El cadáver salió de la morgue a las ocho de la tarde del día 4 de agosto, aproximadamente catorce horas después de su muerte. Su hermana Arfah firmó el documento de reconocimiento del cadáver y la recepción del certificado de defunción. A pesar de que era viernes, cuando el tráfico satura las avenidas, la ambulancia que la llevó hasta el hogar de los Ishak demoró solo tres horas en llegar a Tebal. El ataúd fue rodeado por los familiares y amigos. Solo faltó uno de sus hermanos, Halimi, el que nunca lo aceptó como mujer y que por eso se rehusó a estar con Tasha bajo el mismo techo, por muy muerta que estuviera.

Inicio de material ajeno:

template <bool LOWP>
__global__ void __launch_bounds__(THREADS, 1) struct_bwd_pw_kernel(const BwdTC p) {
    extern __shared__ __align__(1024) uint8_t smem_raw[];
    const uint32_t sbase = (tc::smem_u32(smem_raw) + 1023u) & ~1023u;
    uint8_t* sgen = smem_raw + (sbase - tc::smem_u32(smem_raw));
    const int tid = threadIdx.x, lane = tid & 31, warp = tid >> 5;
    const int enc = blockIdx.y;
    const size_t eoff = (size_t)enc * p.N * D;
    const uint8_t* image = p.image + (size_t)enc * 2 * IMG_BYTES;

    const uint32_t bar_w = sbase + S_BAR, bar_a_full = bar_w + 8, bar_t_full = bar_w + 16, bar_g_empty = bar_w + 24;
    const uint32_t bar_acc_full = bar_w + 32, bar_out_full = bar_w + 40, bar_h_read = bar_w + 48, bar_dg_full = bar_w + 56;
    const uint32_t bar_dg_stored = bar_w + 64;
    uint32_t* tmem_slot = reinterpret_cast<uint32_t*>(sgen + S_TMEM);
    float* s_ln = reinterpret_cast<float*>(sgen + S_LN);
    unsigned* s_amax = reinterpret_cast<unsigned*>(sgen + S_AMAX);
    float* s_g = reinterpret_cast<float*>(sgen + S_G);

    if (tid == 0) {
        tc::mbar_init(bar_w, 1);
        tc::mbar_init(bar_a_full, GATHER_WARPS * 32);
        tc::mbar_init(bar_t_full, 1);
        tc::mbar_init(bar_g_empty, EPI_WARPS * 32);
        tc::mbar_init(bar_acc_full, 1);
        tc::mbar_init(bar_out_full, 1);
        tc::mbar_init(bar_h_read, EPI_WARPS * 32);
        tc::mbar_init(bar_dg_full, EPI_WARPS * 32);
        tc::mbar_init(bar_dg_stored, EPI_WARPS * 32);
        tc::fence_barrier_init();
        tc::mbar_expect_tx(bar_w, IMG_W);
#pragma unroll 1
        for (uint32_t o = 0; o < IMG_W; o += 16384u) tc::bulk_g2s(sbase + o, image + o, 16384u, bar_w);
    }
    if (tid < 2 * D) s_ln[tid] = __ldg(reinterpret_cast<const float*>(image + IMG_W) + tid);
    if (tid < 4) s_amax[tid] = 0u;
    if (warp == 0) tc::tmem_alloc(tmem_slot, 512);
    const int tile_beg = p.tile_beg + (int)blockIdx.x, tile_end = p.tile_end, tile_step = (int)gridDim.x;
    tc::fence_before_sync();
    __syncthreads();
    tc::fence_after_sync();
    const uint32_t tmem = *tmem_slot;

    if (warp >= EPI_WARPS && warp < EPI_WARPS + GATHER_WARPS) {
        const int gw = warp - EPI_WARPS, rg = lane >> 3, c = lane & 7;
        const int4* gdesc = reinterpret_cast<const int4*>(p.gdesc);
        const float* gsrc = p.last ? p.gout + eoff : p.in_part + eoff;
        const float* asrc = p.in_agg + eoff;
        const bool nbg = !p.last;
        int4 dn[4];
#pragma unroll
        for (int ps = 0; ps < 4; ++ps) {
            const int r = tile_beg * TM + gw * 16 + ps * 4 + rg;
            dn[ps] = (tile_beg < tile_end && r < p.N) ? __ldg(gdesc + r) : make_int4(-1, 0, 0, 0);
        }
        int it = 0;
        for (int tile = tile_beg; tile < tile_end; tile += tile_step, ++it) {
            if (lane == 0) PTRACE_MAX(13);
            int4 dc[4];
#pragma unroll
            for (int ps = 0; ps < 4; ++ps) dc[ps] = dn[ps];
#pragma unroll
            for (int ps = 0; ps < 4; ++ps) {
                const int r = (tile + tile_step) * TM + gw * 16 + ps * 4 + rg;
                dn[ps] = (tile + tile_step < tile_end && r < p.N) ? __ldg(gdesc + r) : make_int4(-1, 0, 0, 0);
            }
#pragma unroll
            for (int hf = 0; hf < 2; ++hf) {
                int node[2], beg[2], cnt[2], jn[2];
                float4 g[2][2], va[2][2];
                int maxc = 0;
                const float4 z4 = make_float4(0.f, 0.f, 0.f, 0.f);
#pragma unroll
                for (int q = 0; q < 2; ++q) {
                    const int4 d = dc[2 * hf + q];
                    node[q] = d.x; beg[q] = d.y; cnt[q] = nbg ? d.z : 0; jn[q] = d.w;
                    maxc = max(maxc, cnt[q]);
                    g[q][0] = z4; g[q][1] = z4; va[q][0] = z4; va[q][1] = z4;
                    if (node[q] >= 0) {
                        g[q][0] = mgv_ld4(gsrc + (size_t)node[q] * D + c * 8);
                        g[q][1] = mgv_ld4(gsrc + (size_t)node[q] * D + c * 8 + 4);
                    }
                    if (cnt[q] > 0) {
                        va[q][0] = mgv_ld4(asrc + (size_t)jn[q] * D + c * 8);
                        va[q][1] = mgv_ld4(asrc + (size_t)jn[q] * D + c * 8 + 4);
                    }
                    if (cnt[q] > 1) jn[q] = p.idx[beg[q] + 1] & NODE_MASK;
                }
                float ag[2][8];
#pragma unroll
                for (int q = 0; q < 2; ++q) {
                    ag[q][0] = g[q][0].x + va[q][0].x; ag[q][1] = g[q][0].y + va[q][0].y; ag[q][2] = g[q][0].z + va[q][0].z; ag[q][3] = g[q][0].w + va[q][0].w;
                    ag[q][4] = g[q][1].x + va[q][1].x; ag[q][5] = g[q][1].y + va[q][1].y; ag[q][6] = g[q][1].z + va[q][1].z; ag[q][7] = g[q][1].w + va[q][1].w;
                }
                for (int sl = 1; sl < maxc; sl += 2) {
                    int j[2][2];
#pragma unroll
                    for (int q = 0; q < 2; ++q) {
                        j[q][0] = jn[q];
                        j[q][1] = (sl + 1 < cnt[q]) ? (p.idx[beg[q] + sl + 1] & NODE_MASK) : 0;
                        if (sl + 2 < cnt[q]) jn[q] = p.idx[beg[q] + sl + 2] & NODE_MASK;
                    }
                    float4 wa[2][2][2];
#pragma unroll
                    for (int q = 0; q < 2; ++q)
#pragma unroll
                        for (int t = 0; t < 2; ++t) {
                            wa[q][t][0] = z4; wa[q][t][1] = z4;
                            if (sl + t < cnt[q]) {
                                wa[q][t][0] = mgv_ld4(asrc + (size_t)j[q][t] * D + c * 8);
                                wa[q][t][1] = mgv_ld4(asrc + (size_t)j[q][t] * D + c * 8 + 4);
                            }
                        }
#pragma unroll
                    for (int q = 0; q < 2; ++q)
#pragma unroll
                        for (int t = 0; t < 2; ++t) {
                            ag[q][0] += wa[q][t][0].x; ag[q][1] += wa[q][t][0].y; ag[q][2] += wa[q][t][0].z; ag[q][3] += wa[q][t][0].w;
                            ag[q][4] += wa[q][t][1].x; ag[q][5] += wa[q][t][1].y; ag[q][6] += wa[q][t][1].z; ag[q][7] += wa[q][t][1].w;
                        }
                }
                if (hf == 0) {
                    if (lane == 0) PTRACE_MAX(14);
                    tc::mbar_wait_warp(bar_g_empty, (uint32_t)((it & 1) ^ 1), lane, 64);
                }
#pragma unroll
                for (int q = 0; q < 2; ++q) {
                    float* dst = s_g + (gw * 16 + (2 * hf + q) * 4 + rg) * LDGS + c * 8;
                    *reinterpret_cast<float4*>(dst) = make_float4(ag[q][0], ag[q][1], ag[q][2], ag[q][3]);
                    *reinterpret_cast<float4*>(dst + 4) = make_float4(ag[q][4], ag[q][5], ag[q][6], ag[q][7]);
                }
            }
            tc::mbar_arrive(bar_a_full);
            if (lane == 0) PTRACE_MAX(15);
        }
    } else if (warp == EPI_WARPS + GATHER_WARPS) {
        if (lane == 0 && tile_beg < tile_end) {
            auto load_tile = [&](int t) {
                const uint8_t* src = p.tiles + (size_t)enc * p.tiles_enc_stride + (size_t)t * A_TILE_BYTES;
                if (LOWP) {
                    tc::mbar_expect_tx(bar_t_full, 36864u);
#pragma unroll 1
                    for (uint32_t o = 0; o < 16384u; o += 8192u) {
                        tc::bulk_g2s(sbase + A_AGG_HI + o, src + o, 8192u, bar_t_full);
                        tc::bulk_g2s(sbase + A_H_HI + o, src + (A_H_HI - A_AGG_HI) + o, 8192u, bar_t_full);
                    }
                    tc::bulk_g2s(sbase + A_X_HI, src + (A_X_HI - A_AGG_HI), 4096u, bar_t_full);
                } else {
                    tc::mbar_expect_tx(bar_t_full, A_TILE_BYTES);
#pragma unroll 1
                    for (uint32_t o = 0; o < A_TILE_BYTES; o += 8192u) tc::bulk_g2s(sbase + A_AGG_HI + o, src + o, 8192u, bar_t_full);
                }
            };
            auto issue_recompute = [&](uint32_t tph) {
                tc::mbar_wait_sleep(bar_t_full, tph, 32);
                tc::fence_after_sync();
                const uint32_t d = tmem + T_ACC;
                tc::mma3p<LOWP>(d, tc::desc_k_plain16(sbase + A_X_HI), tc::desc_k_plain16(sbase + A_X_LO),
                         tc::desc_k_plain16(sbase + WX_HI), tc::desc_k_plain16(sbase + WX_LO), tc::make_idesc(128, 256, false, false, LOWP), 0u);
#pragma unroll
                for (int j = 0; j < 4; ++j)
                    tc::mma3p<LOWP>(d, tc::desc_k_sw128(sbase + A_H_HI + 32 * j), tc::desc_k_sw128(sbase + A_H_LO + 32 * j),
                             tc::desc_k_sw128(sbase + WHH_HI + 32 * j), tc::desc_k_sw128(sbase + WHH_LO + 32 * j),
                             tc::make_idesc(128, 128, false, false, LOWP), 1u);
#pragma unroll
                for (int j = 0; j < 4; ++j)
                    tc::mma3p<LOWP>(d + 192u, tc::desc_k_sw128(sbase + A_H_HI + 32 * j), tc::desc_k_sw128(sbase + A_H_LO + 32 * j),
                             tc::desc_k_sw128(sbase + WHH_HI + 16384 + 32 * j), tc::desc_k_sw128(sbase + WHH_LO + 16384 + 32 * j),
                             tc::make_idesc(128, 64, false, false, LOWP), 1u);
#pragma unroll
                for (int j = 0; j < 4; ++j)
                    tc::mma3p<LOWP>(d, tc::desc_k_sw128(sbase + A_AGG_HI + 32 * j), tc::desc_k_sw128(sbase + A_AGG_LO + 32 * j),
                             tc::desc_k_sw128(sbase + WC_HI + 32 * j), tc::desc_k_sw128(sbase + WC_LO + 32 * j),
                             tc::make_idesc(128, 192, false, false, LOWP), 1u);
                tc::mma_commit(bar_acc_full);
            };
            tc::mbar_wait_sleep(bar_w, 0u);
            load_tile(tile_beg);
            issue_recompute(0u);
            int it = 0;
            for (int tile = tile_beg; tile < tile_end; tile += tile_step, ++it) {
                const uint32_t ph = (uint32_t)(it & 1);
                tc::mbar_wait_sleep(bar_acc_full, ph, 32);
                tc::mbar_wait_sleep(bar_h_read, ph, 32);
                if (tile + tile_step < tile_end) load_tile(tile + tile_step);
                tc::mbar_wait_sleep(bar_dg_full, ph, 32);
                tc::fence_after_sync();
                PTRACE(7);
                if (!p.first) {
                    const uint32_t o = tmem + T_OUT;
                    const uint32_t i128 = tc::make_idesc(128, 128, false, true, LOWP), i64 = tc::make_idesc(128, 64, false, true, LOWP);
#pragma unroll
                    for (int s = 0; s < 8; ++s) {
                        const uint32_t a = tmem + T_ACC + 16u * s;
                        tc::mma3p_ts<LOWP>(o, a, a + 8u, tc::desc_mn_sw128(sbase + WC_HI + 2048u * s, WHH_HI - WC_HI),
                                            tc::desc_mn_sw128(sbase + WC_LO + 2048u * s, WHH_LO - WC_LO), i128, 1u);
                    }
#pragma unroll
                    for (int s = 8; s < 12; ++s) {
                        const uint32_t a = tmem + T_ACC + 16u * s;
                        tc::mma3p_ts<LOWP>(o, a, a + 8u, tc::desc_mn_sw128(sbase + WC_HI + 2048u * s, 0),
                                            tc::desc_mn_sw128(sbase + WC_LO + 2048u * s, 0), i64, 1u);
                    }
#pragma unroll
                    for (int s = 12; s < 16; ++s) {
                        const uint32_t a = tmem + T_ACC + 16u * s;
                        tc::mma3p_ts<LOWP>(o + 64u, a, a + 8u, tc::desc_mn_sw128(sbase + WHH_HI + 2048u * (s - 4), 0),
                                            tc::desc_mn_sw128(sbase + WHH_LO + 2048u * (s - 4), 0), i64, 1u);
                    }
                    tc::mma_commit(bar_out_full);
                }
                if (tile + tile_step < tile_end) {
                    tc::mbar_wait_sleep(bar_dg_stored, ph, 32);
                    issue_recompute(ph ^ 1u);
                }
                PTRACE(3);
            }
        }
    } else if (warp < EPI_WARPS) {
        const int wg = warp >> 2, row = (warp & 3) * 32 + lane, u0 = 32 * wg;
        const uint32_t tl = tmem + ((uint32_t)((warp & 3) * 32) << 16);
        const uint32_t t_acc = tl + T_ACC, t_out = tl + T_OUT, t_lnp = tl + T_LNP;
        const float* gs = s_g + row * LDGS;
        float* s_ex = reinterpret_cast<float*>(sgen + S_EX);
        constexpr int EPI_T = EPI_WARPS * 32;
#pragma unroll 1
        for (int cc = 0; cc < 32; cc += 4) {
            tc::tmem_st4(t_lnp + u0 + cc, 0.f, 0.f, 0.f, 0.f);
            tc::tmem_st4(t_lnp + 64 + u0 + cc, 0.f, 0.f, 0.f, 0.f);
        }
        tc::tmem_st_wait();
        float run_scale = 1.0f;
        const uint64_t pol_stream = tc::l2_policy_evict_first();
        int it = 0;
        for (int tile = tile_beg; tile < tile_end; tile += tile_step, ++it) {
            const uint32_t ph = (uint32_t)(it & 1);
            const bool valid = tile * TM + row < p.N;
            const int node = valid ? p.order[tile * TM + row] : 0;
            tc::mbar_wait_warp(bar_t_full, ph, lane, 32);
#pragma unroll
            for (int c8 = 0; c8 < 4; ++c8) {
                const uint32_t off = tc::sw128_off(row, 4 * wg + c8);
                const uint4 hi = *reinterpret_cast<const uint4*>(sgen + A_H_HI + off);
                float h[8];
                if (LOWP) {
                    const uint32_t* w = reinterpret_cast<const uint32_t*>(&hi);
#pragma unroll
                    for (int e = 0; e < 4; ++e) { h[2 * e] = __uint_as_float(w[e] << 16); h[2 * e + 1] = __uint_as_float(w[e] & 0xffff0000u); }
                } else {
                    const uint4 lo = *reinterpret_cast<const uint4*>(sgen + A_H_LO + off);
                    const __half2* h2 = reinterpret_cast<const __half2*>(&hi);
                    const __half2* l2 = reinterpret_cast<const __half2*>(&lo);
#pragma unroll
                    for (int e = 0; e < 4; ++e) {
                        const float2 a = __half22float2(h2[e]), bq = __half22float2(l2[e]);
                        h[2 * e] = a.x + bq.x; h[2 * e + 1] = a.y + bq.y;
                    }
                }
                tc::tmem_st8f(t_out + u0 + 8 * c8, h);
            }
            tc::mbar_arrive(bar_h_read);
            tc::mbar_wait_warp(bar_acc_full, ph, lane, 32);
            tc::mbar_wait_warp(bar_a_full, ph, lane, 32);
            tc::fence_after_sync();
            tc::tmem_st_wait();
            if (tid == 0) PTRACE(4);
            float sum = 0.f;
#pragma unroll 1
            for (int c8 = 0; c8 < 4; ++c8) {
                const int u = u0 + 8 * c8;
                float gr[8], gz[8], gi[8], gh[8], h[8];
                tc::tmem_ld8(t_acc + u, gr);
                tc::tmem_ld8(t_acc + 64 + u, gz);
                tc::tmem_ld8(t_acc + 128 + u, gi);
                tc::tmem_ld8(t_acc + 192 + u, gh);
                tc::tmem_ld8(t_out + u, h);
                tc::tmem_ld_wait();
#pragma unroll
                for (int e = 0; e < 8; ++e) {
                    float r, z, n, hn;
                    gru_gates(gr[e], gz[e], gi[e], gh[e], r, z, n, hn);
                    gr[e] = r; gz[e] = z; gi[e] = n;
                    h[e] = fmaf(z, h[e] - n, n);
                    sum += h[e];
                }
                tc::tmem_st8f(t_acc + u, gr);
                tc::tmem_st8f(t_acc + 64 + u, gz);
                tc::tmem_st8f(t_acc + 128 + u, gi);
// ... 151 lines not shown
                    tc::stg_v4_hint(hb + 3072, make_uint4(qk[4], qk[5], qk[6], qk[7]), pol_stream);
                    if (!LOWP) {
                        tc::stg_v4_hint(hb + 65536, make_uint4(pk[8], pk[9], pk[10], pk[11]), pol_stream);
                        tc::stg_v4_hint(hb + 65536 + 1024, make_uint4(pk[12], pk[13], pk[14], pk[15]), pol_stream);
                        tc::stg_v4_hint(hb + 65536 + 2048, make_uint4(qk[8], qk[9], qk[10], qk[11]), pol_stream);
                        tc::stg_v4_hint(hb + 65536 + 3072, make_uint4(qk[12], qk[13], qk[14], qk[15]), pol_stream);
                    }
                }
            }
            tc::fence_before_sync();
            tc::mbar_arrive(bar_dg_stored);
            if (!p.first) {
                tc::mbar_wait_warp(bar_out_full, ph, lane, 32);
                tc::fence_after_sync();
                if (tid == 0) PTRACE(8);
                const float inv = 1.0f / scale;
#pragma unroll 2
                for (int c8 = 0; c8 < 4; ++c8) {
                    const int u = u0 + 8 * c8;
                    float a[8], q[8];
                    tc::tmem_ld8(t_out + u, a);
                    tc::tmem_ld8(t_out + 64 + u, q);
                    tc::tmem_ld_wait();
#pragma unroll
                    for (int e = 0; e < 8; ++e) { a[e] *= inv; q[e] *= inv; }
                    if (valid) {
                        stg8(p.out_agg + eoff + (size_t)node * D + u, a);
                        stg8(p.out_part + eoff + (size_t)node * D + u, q);
                    }
                }
            }
            if (tid == 0) PTRACE(9);
        }
    }
    tc::fence_before_sync();
    __syncthreads();
    tc::fence_after_sync();
    float* scratch = reinterpret_cast<float*>(sgen + A_AGG_HI);
    if (warp < EPI_WARPS) {
        const int row = (warp & 3) * 32 + lane, u0 = 32 * (warp >> 2);
        const uint32_t t_lnp = tmem + ((uint32_t)((warp & 3) * 32) << 16) + T_LNP;
#pragma unroll 1
        for (int c8 = 0; c8 < 8; ++c8) {
            const int col = (c8 < 4) ? u0 + 8 * c8 : 64 + u0 + 8 * (c8 - 4);
            float v[8];
            tc::tmem_ld8(t_lnp + col, v);
            tc::tmem_ld_wait();
            *reinterpret_cast<float4*>(scratch + row * 132 + col) = make_float4(v[0], v[1], v[2], v[3]);
            *reinterpret_cast<float4*>(scratch + row * 132 + col + 4) = make_float4(v[4], v[5], v[6], v[7]);
        }
    }
    tc::fence_before_sync();
    __syncthreads();
    if (tid < 2 * D && p.layernorm && tile_beg < tile_end) {
        float s = 0.f;
#pragma unroll 8
        for (int r = 0; r < TM; ++r) s += scratch[r * 132 + tid];
        float* part = p.partial + (((size_t)enc * p.gxp + blockIdx.x) * 2 + p.dir) * SGRAD;
        part[O_LNW + tid] += s;
    }
    if (warp == 0) tc::tmem_dealloc(tmem, 512);
}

Jack, el amigo peluquero, ya estaba allí. De alguna manera, él había suplido la ausencia de amor masculino y paterno de Tasha. Por eso su lugar en la triste escena era central. Fue la noche más dolorosa de su vida. A la mañana siguiente, el cadáver atravesó los arcos de la pequeña mezquita del pueblo, ubicada a solo cuatrocientos metros de la casa. A esa construcción de paredes de color azul, amarillo y rosa, espacios interiores simétricos, con ventanas enrejadas pero sin vidrios fue adonde la mayoría de los vecinos sí se atrevieron a llegar, porque no todos habían querido ir a darle el pésame a la madre a su hogar. Solo los más íntimos lo habían hecho, ya que la de Tasha había sido una muerte violenta, una muerte rara, pero sobre todo la difunta era trans, lo que suponían algo tan humillante para su familia que por eso era mejor no aparecerse. “No decir nada, no comentar el hecho con nadie y rezar”, se decían sin decírselo siquiera entre ellos, como un código de buena vecindad y de hijos de Alá.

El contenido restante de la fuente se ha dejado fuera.